» **Activity**: Select the lines of the records containing the word "dirname" and list them.

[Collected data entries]
# eniac/Reef

Measured on AMD Instinct MI355X. Metric: msm_scalar_point_pairs_per_sec, higher is better.
Workload: dtype u32

## Files before the change

include/reef_msm.h:

```cpp
#ifndef REEF_MSM_H
#define REEF_MSM_H
#define REEF_ABI_VERSION 7

#include <stdbool.h>
#include <stddef.h>
#include <stdint.h>

#ifdef __cplusplus
extern "C" {
#endif

typedef struct { uint64_t l[4]; } reef_fe;
typedef struct { reef_fe x, y; } reef_affine;
typedef struct { reef_fe x, y, z; } reef_jacobian;

enum { REEF_PALLAS = 0, REEF_VESTA = 1 };
enum { REEF_HOST = 0, REEF_DEVICE = 1 };

typedef enum {
    REEF_OK = 0,
    REEF_ERR_ARG = 1,
    REEF_ERR_HIP = 2,
    REEF_ERR_NO_GPU = 3,
    REEF_ERR_OOM = 4
// ... 165 lines not shown
uint32_t reef_abi_version(void);
enum { REEF_WARM_NONE = 0, REEF_WARM_NOW = 1, REEF_WARM_BACKGROUND = 2 };
typedef struct {
    int32_t hw_queues;
    uint32_t warm;
    uint32_t reserved[6];
} reef_runtime_opts;
typedef struct {
    int32_t hw_queues_env;
    int32_t hw_queues_set_by_library;
    uint32_t abi_version;
    uint32_t warm;
} reef_runtime_info;
reef_status reef_runtime_init(const reef_runtime_opts *opts , reef_runtime_info *info );

reef_status reef_msm_ctx_set_window_split(reef_msm_ctx *ctx, uint32_t rank, uint32_t world);
reef_status reef_msm_ctx_enable_timing(reef_msm_ctx *ctx, int on);
reef_status reef_msm_ctx_last_timing(reef_msm_ctx *ctx, float *total_ms, float *accumulate_ms);
reef_status reef_msm_ctx_timing_stats(reef_msm_ctx *ctx, int reset, uint64_t *calls, double *total_ms,
                                      double *accumulate_ms);
reef_status reef_msm_ctx_sum_points(reef_msm_ctx *ctx, const reef_jacobian *in, size_t n, reef_jacobian *out);
reef_status reef_msm_ctx_plan(reef_msm_ctx *ctx, uint32_t *c, uint32_t *windows, uint32_t *groups,
                              uint32_t *tables);

reef_status reef_msm_plan_for(size_t n, uint32_t window_bits, uint32_t bucket_groups, uint32_t *c,
                              uint32_t *windows, uint32_t *groups, uint32_t *tables);

reef_status reef_test_field_op(int field, int op, const reef_fe *a, const reef_fe *b, reef_fe *out, size_t n);
reef_status reef_test_ec_op(int curve, int op, const reef_affine *p, const reef_affine *q, const reef_fe *k,
                            reef_jacobian *out, size_t n);
reef_status reef_bench_fmul(int field, uint32_t iters, double *products_per_s);

typedef struct reef_msm_group reef_msm_group;
enum { REEF_SPLIT_WINDOWS = 0, REEF_SPLIT_POINTS = 1 };
enum { REEF_EXCHANGE_DEFAULT = 0, REEF_EXCHANGE_PEER = 1, REEF_EXCHANGE_HOST = 2, REEF_EXCHANGE_RCCL = 3 };
enum { REEF_SCALARS_EACH = 0, REEF_SCALARS_FANOUT = 1 };
typedef struct {
    uint32_t split;
    uint32_t exchange;
    uint32_t scalars;
    uint32_t reserved[5];
} reef_msm_group_opts;
typedef struct {
    uint32_t members;
    uint32_t distinct_devices;
    uint32_t split, exchange;
// ... 28 lines not shown
```

reef_amd/_ffi.py:

```python
from __future__ import annotations

import ctypes
import os
import subprocess
from ctypes import POINTER, c_bool, c_char_p, c_double, c_float, c_int, c_int32, c_size_t, c_uint8, c_uint32, c_uint64, c_void_p

_HERE = os.path.dirname(os.path.abspath(__file__))
CSRC = os.path.join(_HERE, "csrc")
if os.environ.get("REEF_MSM_HW_QUEUES", "") != "0":
    os.environ.setdefault("GPU_MAX_HW_QUEUES", os.environ.get("REEF_MSM_HW_QUEUES") or "8")
LIB_PATH = os.environ.get("REEF_MSM_LIB") or os.path.join(_HERE, "_lib", "libreef_msm.so")
EXPERIMENT_LIB_PATH = os.path.join(_HERE, "_lib", "libreef_msm_exp.so")
HEADER = os.path.join(os.path.dirname(_HERE), "include", "reef_msm.h")

REEF_HOST, REEF_DEVICE = 0, 1
PALLAS, VESTA = 0, 1
STATUS_NAMES = {0: "REEF_OK", 1: "REEF_ERR_ARG", 2: "REEF_ERR_HIP", 3: "REEF_ERR_NO_GPU", 4: "REEF_ERR_OOM"}


class ReefError(RuntimeError):
    def __init__(self, status: int, message: str):
        super().__init__(f"{STATUS_NAMES.get(status, status)}: {message}")
        self.status = status
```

» **Solution to this exercise**:
_HERE = os.path.dirname(os.path.abspath(__file__))
HEADER = os.path.join(os.path.dirname(_HERE), "include", "reef_msm.h")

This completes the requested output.